INPUT FOR THIS TASK -
# ewrfcas/MVSFormer

Hardware: AMD Instinct MI355X
Metric: depth maps/sec @1536x1152 N=5 D=192 (higher is better)
Workload: dtype f32

## Files before the change

### mvsformer_amd/csrc/vis_net_x3.hip

```cpp
#include <stdlib.h>

#include <type_traits>

#include "conv_common.h"
#include "split3.h"

#ifdef X3_ABLATE
#define VIS_ABLATE(a, bit) (((a) & (bit)) != 0)
static int vis_ablate_bits() { return mvs::env_int("MVS_VIS_ABLATE", 0); }
#else
#define VIS_ABLATE(a, bit) false
static constexpr int vis_ablate_bits() { return 0; }
#endif

namespace {
using namespace mvsconv;
using mvsx3::bf16x4;
using mvsx3::bf16x8;
using mvsx3::mfma6;
using mvsprim::u32x2;
using mvsx3::split3;

constexpr int T = 16;
constexpr int INW = T + 6, A1W = T + 4, A2W = T + 2;
constexpr int A1N = A1W * A1W, A2N = A2W * A2W;
constexpr int A1_OCT = A1N * 16, A1_TERM = 2 * A1_OCT;
constexpr int A2_OCT = A2N * 16, A2_TERM = 2 * A2_OCT;
constexpr int IN_BYTES = ((INW * INW * 4 + 255) / 256) * 256;
constexpr int IDX_BYTES = A1N * 4;
constexpr int LDS_BYTES = IN_BYTES + 3 * A1_TERM + 3 * A2_TERM + IDX_BYTES;
constexpr int L2_STEPS = 5, L3_STEPS = 6;
constexpr int L2_FLAT = A2W * A1W;
constexpr int L2_TILES = (L2_FLAT + 15) / 16, L1_TILES = A1N / 16;
static_assert(A1N % 16 == 0, "layer 1 tiles are full");
constexpr int OFF_W0 = 0, OFF_S0 = 144, OFF_B0 = 160, OFF_W1 = 176, OFF_S1 = 2480, OFF_B1 = 2496, OFF_W2 = 2512, OFF_S2 = 3664,
              OFF_B2 = 3672, OFF_W3 = 3680, OFF_B3 = 3688;

__global__ void vis_x3_prepare_kernel(const float* __restrict__ prm, bf16x8* __restrict__ out) {
    const int idx = blockIdx.x * blockDim.x + threadIdx.x;
    if (idx >= (L2_STEPS + L3_STEPS) * 3 * 64) return;
    const int lane = idx & 63, term = (idx >> 6) % 3, step = idx / 192;
    const int m = lane & 15, kb = lane >> 4;
    bf16x8 v;
#pragma unroll
    for (int e = 0; e < 8; ++e) {
        const int ci = (kb & 1) * 8 + e;
        float f = 0.0f;
        if (step < L2_STEPS) {
            const int tap = 2 * step + (kb >> 1);
            if (tap < 9) f = prm[OFF_W1 + (ci * 9 + tap) * 16 + m] * prm[OFF_S1 + m];
        } else {
            const int kblk = 2 * (step - L2_STEPS) + (kb >> 1), t = kblk / 3, kw = kblk % 3, dy = m >> 3, co = m & 7, kh = t - dy;
            if (kh >= 0 && kh <= 2) f = prm[OFF_W2 + (ci * 9 + kh * 3 + kw) * 8 + co] * prm[OFF_S2 + co];
        }
        __bf16 h, mm, l;
        split3(f, h, mm, l);
        v[e] = term == 0 ? h : (term == 1 ? mm : l);
    }
    out[idx] = v;
}

template <int OCT, int TERM>
__device__ __forceinline__ void store_split(unsigned char* base, int pix, int kb, const float (&v)[4]) {
    u32x2 h, m, l;
#pragma unroll
    for (int r = 0; r < 2; ++r) {
        unsigned a, b, c;
#ifdef VIS_SPLIT_CLAMPED
        mvsx3::split3_pair<true>(v[2 * r], v[2 * r + 1], a, b, c);
#else
        mvsx3::split3_pair<false>(v[2 * r], v[2 * r + 1], a, b, c);
#endif
        h[r] = a; m[r] = b; l[r] = c;
    }
    unsigned char* dst = base + (kb >> 1) * OCT + pix * 16 + (kb & 1) * 8;
    *reinterpret_cast<u32x2*>(dst) = h;
    *reinterpret_cast<u32x2*>(dst + TERM) = m;
    *reinterpret_cast<u32x2*>(dst + 2 * TERM) = l;
}
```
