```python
_lib.ethrex_mi355_version.restype = ctypes.c_char_p
_lib.ethrex_mi355_last_error.restype = ctypes.c_char_p
for _f in ("device_count", "set_device", "bn254_g1_add", "bn254_g1_mul",
           "bn254_g1_msm", "bn254_fr_ntt", "bn254_g1_combine",
           "msm_plan_create", "msm_plan_destroy", "msm_upload_points",
           "msm_gen_points", "msm_download_points", "msm_upload_scalars",
           "msm_run", "msm_run_partial", "msm_run_async", "msm_sync",
           "msm_run_partial_async", "msm_wait_one", "bn254_g1_combine_cpu",
           "msm_last_times", "msm_combine", "msm_scalars_from_ntt",
           "msm_fb_info", "msm_download_fb_rows", "ntt_device_data",
           "ntt_plan_create", "ntt_plan_destroy", "ntt_upload", "ntt_run",
           "ntt_download", "ntt_last_times", "ntt_fill_from_digests",
           "ntt_last_fill_ms", "keccak_device_digests",
           "ntt_run_coset", "bn254_fr_coset_ntt", "quot_plan_create",
           "quot_plan_destroy", "quot_upload", "quot_load_device",
           "quot_mul_ab_into_c", "quot_run", "quot_download",
           "quot_device_data", "quot_last_times", "r1cs_plan_create",
           "r1cs_plan_destroy", "r1cs_upload_matrix", "r1cs_upload_witness",
           "r1cs_witness_from_device", "r1cs_eval", "r1cs_download",
           "r1cs_device_data", "r1cs_last_times"):
    getattr(_lib, f"ethrex_mi355_{_f}").restype = ctypes.c_int


class HipCoreError(RuntimeError):
    def __init__(self, rc, what):
        self.rc = rc
        super().__init__(f"{what}: rc={rc} ({last_error()})")


def _check(rc, what):
    if rc != EM_OK:
        raise HipCoreError(rc, what)


def _buf(b):
    return (ctypes.c_uint8 * len(b)).from_buffer_copy(b)


def version() -> str:
    return _lib.ethrex_mi355_version().decode()


def last_error() -> str:
    return (_lib.ethrex_mi355_last_error() or b"").decode()


# ... 131 lines not shown
    def last_times(self):
        t = (ctypes.c_double * 5)()
        self._call("last_times", t)
        return {"digits_sort_ms": t[0], "bucket_acc_ms": t[1],
                "reduce_ms": t[2], "combine_ms": t[3], "total_ms": t[4]}

    def destroy(self):
        if self._p:
            self._fn("plan_destroy")(self._p)
            self._p = ctypes.c_void_p()

    def __del__(self):
        try:
            self.destroy()
        except Exception:
            pass


class MsmPlan(_MsmPlanBase):

    _PREFIX, _AFF, _JAC = "msm", 64, 96
    _OPS = _MsmPlanBase._OPS + (
        "fb_info", "download_fb_rows", "run_partial_async", "wait_one",
        "scalars_from_ntt", "combine")

    def last_times(self):
        t = super().last_times()
        t["fb_precompute_ms"] = self._fb_info()[1]
        return t

    def _fb_info(self):
        c = ctypes.c_int(0)
        ms = ctypes.c_double(0.0)
        nbytes = ctypes.c_uint64(0)
        self._call("fb_info", ctypes.byref(c), ctypes.byref(ms),
                   ctypes.byref(nbytes))
        return c.value, ms.value, nbytes.value

    @property
    def fixed_base(self) -> int:
        return self._fb_info()[0]

    @property
    def fb_table_bytes(self) -> int:
        return self._fb_info()[2]

    def download_fb_rows(self, w: int, start: int, count: int) -> bytes:
        out = (ctypes.c_uint8 * (64 * count))()
        self._call("download_fb_rows", ctypes.c_int(w),
                   ctypes.c_size_t(start), ctypes.c_size_t(count), out)
        return bytes(out)

    def run_partial_async(self):
        self._pending.append(self._call_out("run_partial_async", self._JAC))

    def wait_one(self) -> bytes:
        if not self._pending:
            return b""
        self._call("wait_one")
        return bytes(self._pending.pop(0))

    def scalars_from_ntt(self, ntt_plan, offset: int = 0):
        self._scalars_from_ntt(ntt_plan, offset)

    def combine(self, jacobians: bytes, count: int) -> bytes:
        out = (ctypes.c_uint8 * 64)()
        self._call("combine", _buf(jacobians), ctypes.c_size_t(count), out)
        return bytes(out)


class NttPlan:
    def __init__(self, n: int):
        self.n = n
        self._p = ctypes.c_void_p()
# ... 463 lines not shown
```

include/ethrex_mi355.h:

```cpp
#ifndef ETHREX_MI355_H
#define ETHREX_MI355_H

#include <stddef.h>
#include <stdint.h>

#ifdef __cplusplus
extern "C" {
#endif

enum {
    EM_OK = 0,
    EM_ERR_POINT = 1,
    EM_ERR_INPUT = 2,
    EM_ERR_HIP = 3,
};

const char *ethrex_mi355_version(void);
int ethrex_mi355_device_count(int *count);
int ethrex_mi355_set_device(int device);
const char *ethrex_mi355_last_error(void);

int ethrex_mi355_bn254_g1_add(const uint8_t p1[64], const uint8_t p2[64],
                              uint8_t out[64]);
int ethrex_mi355_bn254_g1_mul(const uint8_t point[64], const uint8_t scalar[32],
// ... 9 lines not shown
int ethrex_mi355_msm_plan_create(size_t n, em_msm_plan **plan);
int ethrex_mi355_msm_plan_destroy(em_msm_plan *plan);
int ethrex_mi355_msm_upload_points(em_msm_plan *plan, const uint8_t *points64);
int ethrex_mi355_msm_gen_points(em_msm_plan *plan, uint64_t start);
int ethrex_mi355_msm_download_points(em_msm_plan *plan, uint8_t *out64);
int ethrex_mi355_msm_upload_scalars(em_msm_plan *plan, const uint8_t *scalars32);
int ethrex_mi355_msm_run(em_msm_plan *plan, uint8_t out[64]);
int ethrex_mi355_msm_run_partial(em_msm_plan *plan, uint8_t out[96]);
int ethrex_mi355_msm_run_async(em_msm_plan *plan, uint8_t out[64]);
int ethrex_mi355_msm_sync(em_msm_plan *plan);
int ethrex_mi355_msm_run_partial_async(em_msm_plan *plan, uint8_t out[96]);
int ethrex_mi355_msm_wait_one(em_msm_plan *plan);
int ethrex_mi355_bn254_g1_combine(const uint8_t *jacobians96, size_t count,
                                  uint8_t out[64]);
int ethrex_mi355_bn254_g1_combine_cpu(const uint8_t *jacobians96,
                                      size_t count, uint8_t out[64]);
int ethrex_mi355_msm_scalars_from_ntt(em_msm_plan *plan, const void *ntt_data,
                                      uint64_t offset);
int ethrex_mi355_msm_last_times(em_msm_plan *plan, double times_ms[5]);
int ethrex_mi355_msm_fb_info(em_msm_plan *plan, int *c, double *precompute_ms,
                             uint64_t *table_bytes);
int ethrex_mi355_msm_download_fb_rows(em_msm_plan *plan, int w, size_t start,
                                      size_t count, uint8_t *out64);
int ethrex_mi355_msm_combine(em_msm_plan *plan, const uint8_t *jacobians96,
                             size_t count, uint8_t out[64]);

typedef struct em_mpt em_mpt;
int ethrex_mi355_mpt_create(const uint8_t *keys32, const uint8_t *vals,
                            const uint64_t *val_offs, size_t n, em_mpt **out);
int ethrex_mi355_mpt_destroy(em_mpt *t);
int ethrex_mi355_mpt_max_depth(em_mpt *t, int *depth);
int ethrex_mi355_mpt_level_encode(em_mpt *t, int depth, uint8_t *buf,
                                  uint64_t *offs, size_t buf_cap,
                                  size_t max_n, size_t *n_hash);
int ethrex_mi355_mpt_level_set_hashes(em_mpt *t, int depth,
                                      const uint8_t *h32, size_t n_hash);
int ethrex_mi355_mpt_root(em_mpt *t, uint8_t out[32]);

typedef struct em_keccak_plan em_keccak_plan;
int ethrex_mi355_keccak256_batch(const uint8_t *msgs, const uint64_t *offsets,
                                 size_t n, uint8_t *out32);
int ethrex_mi355_keccak_plan_create(size_t max_bytes, size_t max_n,
                                    em_keccak_plan **plan);
int ethrex_mi355_keccak_plan_destroy(em_keccak_plan *plan);
int ethrex_mi355_keccak_upload(em_keccak_plan *plan, const uint8_t *msgs,
                               const uint64_t *offsets, size_t n);
// ... 147 lines not shown
```

Measured before the change: 12.87 billion point_adds/s.

## Use per-tile count matrix and scan for deterministic radix partition passes

The three-pass bucket partition used to count per bucket with global atomics and pick scatter offsets by atomicSub on those counts. It now writes each tile's histogram into a count matrix laid out bin-major by unit, runs an exclusive scan over the matrix, and derives region offsets with small offset kernels. Pass A also keys its bins by window, so every window's entries are placed in a fixed order. The aim is a stable, deterministic partition without contended global atomics or zeroing kernels, at the cost of extra memory and much larger scans over the matrices. A debug API that downloads the grouping result is added as well.

```diff
diff --git a/ethrex_amd/csrc/api_msm_bn254.hip b/ethrex_amd/csrc/api_msm_bn254.hip
--- a/ethrex_amd/csrc/api_msm_bn254.hip
+++ b/ethrex_amd/csrc/api_msm_bn254.hip
@@ -68,6 +68,26 @@
                        0, 0, p->d_pts_ext + (size_t)w * p->n + start,
                        p->d_inf + start, p->d_scratch, count);
     HIP_TRY(hipMemcpy(out64, p->d_scratch, count * 64, hipMemcpyDeviceToHost));
+    return EM_OK;
+}
+
+extern "C" int ethrex_mi355_msm_debug_grouping(em_msm_plan *p, uint32_t *vals,
+                                               size_t vals_cap, uint32_t *boff,
+                                               size_t boff_cap, size_t *n_vals,
+                                               size_t *n_boff) {
+    if (!p || !n_vals || !n_boff) return EM_ERR_INPUT;
+    *n_vals = *n_boff = 0;
+    if (!p->fb_c) return EM_OK;
+    int rc0 = msm_sync_t((msm_plan_t<Bn254G1> *)p);
+    if (rc0) return rc0;
+    *n_vals = p->n * (size_t)((254 + p->fb_c - 1) / p->fb_c);
+    *n_boff = ((size_t)1 << (p->fb_c - 1)) + 1;
+    if (vals && vals_cap >= *n_vals)
+        HIP_TRY(hipMemcpy(vals, p->sb[0].vals_out, *n_vals * 4,
+                          hipMemcpyDeviceToHost));
+    if (boff && boff_cap >= *n_boff)
+        HIP_TRY(hipMemcpy(boff, p->d_fb_boff, *n_boff * 4,
+                          hipMemcpyDeviceToHost));
     return EM_OK;
 }
 
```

TASK TO COMPLETE -
With the string "struct" as the key, filter the data above and show the lines that match.

ANSWER TO THE PROBLEM -
typedef struct em_mpt em_mpt;
typedef struct em_keccak_plan em_keccak_plan;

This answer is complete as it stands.